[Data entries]
#####
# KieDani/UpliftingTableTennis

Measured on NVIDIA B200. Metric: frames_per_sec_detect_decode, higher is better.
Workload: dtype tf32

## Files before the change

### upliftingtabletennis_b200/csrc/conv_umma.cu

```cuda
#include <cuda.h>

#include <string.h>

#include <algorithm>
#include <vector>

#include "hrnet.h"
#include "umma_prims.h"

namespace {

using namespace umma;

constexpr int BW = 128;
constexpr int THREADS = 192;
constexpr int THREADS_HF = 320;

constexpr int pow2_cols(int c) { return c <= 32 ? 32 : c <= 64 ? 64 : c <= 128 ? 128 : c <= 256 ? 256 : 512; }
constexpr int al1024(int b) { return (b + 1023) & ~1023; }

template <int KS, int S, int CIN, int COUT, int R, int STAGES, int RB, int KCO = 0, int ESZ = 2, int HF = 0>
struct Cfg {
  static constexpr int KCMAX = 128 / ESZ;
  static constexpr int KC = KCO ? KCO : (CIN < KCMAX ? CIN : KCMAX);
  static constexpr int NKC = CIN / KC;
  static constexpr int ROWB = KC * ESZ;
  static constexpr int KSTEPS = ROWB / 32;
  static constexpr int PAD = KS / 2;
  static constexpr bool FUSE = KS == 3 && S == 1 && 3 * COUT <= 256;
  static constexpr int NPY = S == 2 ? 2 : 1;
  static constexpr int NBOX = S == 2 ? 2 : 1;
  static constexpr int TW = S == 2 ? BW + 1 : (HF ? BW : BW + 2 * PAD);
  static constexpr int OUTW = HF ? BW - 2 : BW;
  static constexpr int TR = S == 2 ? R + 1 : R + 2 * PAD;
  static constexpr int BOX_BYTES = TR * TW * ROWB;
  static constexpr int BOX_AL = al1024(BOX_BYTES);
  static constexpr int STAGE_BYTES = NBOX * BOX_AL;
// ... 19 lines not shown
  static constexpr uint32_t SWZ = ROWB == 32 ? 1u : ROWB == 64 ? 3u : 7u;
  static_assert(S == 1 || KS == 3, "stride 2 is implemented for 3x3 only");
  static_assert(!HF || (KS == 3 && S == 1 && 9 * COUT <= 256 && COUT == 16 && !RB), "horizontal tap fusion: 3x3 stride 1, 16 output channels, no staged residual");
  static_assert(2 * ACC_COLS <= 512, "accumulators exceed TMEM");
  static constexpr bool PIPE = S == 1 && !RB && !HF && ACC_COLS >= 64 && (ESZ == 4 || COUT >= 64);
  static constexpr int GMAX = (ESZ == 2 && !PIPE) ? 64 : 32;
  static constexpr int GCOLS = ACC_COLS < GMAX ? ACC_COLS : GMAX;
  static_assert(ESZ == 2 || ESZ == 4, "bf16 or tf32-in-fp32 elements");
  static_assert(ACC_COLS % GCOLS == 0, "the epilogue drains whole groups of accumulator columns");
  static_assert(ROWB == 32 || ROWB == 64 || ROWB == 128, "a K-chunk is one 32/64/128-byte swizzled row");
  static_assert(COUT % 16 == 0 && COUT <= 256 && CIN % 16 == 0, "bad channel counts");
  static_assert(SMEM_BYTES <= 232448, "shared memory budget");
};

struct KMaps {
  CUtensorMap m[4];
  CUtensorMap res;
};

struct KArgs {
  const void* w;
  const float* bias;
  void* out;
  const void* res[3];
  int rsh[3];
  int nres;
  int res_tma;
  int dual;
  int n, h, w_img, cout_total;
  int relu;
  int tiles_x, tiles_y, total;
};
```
#####
**INSTRUCTIONS TO FOLLOW:**
Retype each line above exactly as written.

**ANSWER BOX:**
# KieDani/UpliftingTableTennis

Measured on NVIDIA B200. Metric: frames_per_sec_detect_decode, higher is better.
Workload: dtype tf32

## Files before the change

### upliftingtabletennis_b200/csrc/conv_umma.cu

```cuda
#include <cuda.h>

#include <string.h>

#include <algorithm>
#include <vector>

#include "hrnet.h"
#include "umma_prims.h"

namespace {

using namespace umma;

constexpr int BW = 128;
constexpr int THREADS = 192;
constexpr int THREADS_HF = 320;

constexpr int pow2_cols(int c) { return c <= 32 ? 32 : c <= 64 ? 64 : c <= 128 ? 128 : c <= 256 ? 256 : 512; }
constexpr int al1024(int b) { return (b + 1023) & ~1023; }

template <int KS, int S, int CIN, int COUT, int R, int STAGES, int RB, int KCO = 0, int ESZ = 2, int HF = 0>
struct Cfg {
  static constexpr int KCMAX = 128 / ESZ;
  static constexpr int KC = KCO ? KCO : (CIN < KCMAX ? CIN : KCMAX);
  static constexpr int NKC = CIN / KC;
  static constexpr int ROWB = KC * ESZ;
  static constexpr int KSTEPS = ROWB / 32;
  static constexpr int PAD = KS / 2;
  static constexpr bool FUSE = KS == 3 && S == 1 && 3 * COUT <= 256;
  static constexpr int NPY = S == 2 ? 2 : 1;
  static constexpr int NBOX = S == 2 ? 2 : 1;
  static constexpr int TW = S == 2 ? BW + 1 : (HF ? BW : BW + 2 * PAD);
  static constexpr int OUTW = HF ? BW - 2 : BW;
  static constexpr int TR = S == 2 ? R + 1 : R + 2 * PAD;
  static constexpr int BOX_BYTES = TR * TW * ROWB;
  static constexpr int BOX_AL = al1024(BOX_BYTES);
  static constexpr int STAGE_BYTES = NBOX * BOX_AL;
// ... 19 lines not shown
  static constexpr uint32_t SWZ = ROWB == 32 ? 1u : ROWB == 64 ? 3u : 7u;
  static_assert(S == 1 || KS == 3, "stride 2 is implemented for 3x3 only");
  static_assert(!HF || (KS == 3 && S == 1 && 9 * COUT <= 256 && COUT == 16 && !RB), "horizontal tap fusion: 3x3 stride 1, 16 output channels, no staged residual");
  static_assert(2 * ACC_COLS <= 512, "accumulators exceed TMEM");
  static constexpr bool PIPE = S == 1 && !RB && !HF && ACC_COLS >= 64 && (ESZ == 4 || COUT >= 64);
  static constexpr int GMAX = (ESZ == 2 && !PIPE) ? 64 : 32;
  static constexpr int GCOLS = ACC_COLS < GMAX ? ACC_COLS : GMAX;
  static_assert(ESZ == 2 || ESZ == 4, "bf16 or tf32-in-fp32 elements");
  static_assert(ACC_COLS % GCOLS == 0, "the epilogue drains whole groups of accumulator columns");
  static_assert(ROWB == 32 || ROWB == 64 || ROWB == 128, "a K-chunk is one 32/64/128-byte swizzled row");
  static_assert(COUT % 16 == 0 && COUT <= 256 && CIN % 16 == 0, "bad channel counts");
  static_assert(SMEM_BYTES <= 232448, "shared memory budget");
};

struct KMaps {
  CUtensorMap m[4];
  CUtensorMap res;
};

struct KArgs {
  const void* w;
  const float* bias;
  void* out;
  const void* res[3];
  int rsh[3];
  int nres;
  int res_tma;
  int dual;
  int n, h, w_img, cout_total;
  int relu;
  int tiles_x, tiles_y, total;
};
```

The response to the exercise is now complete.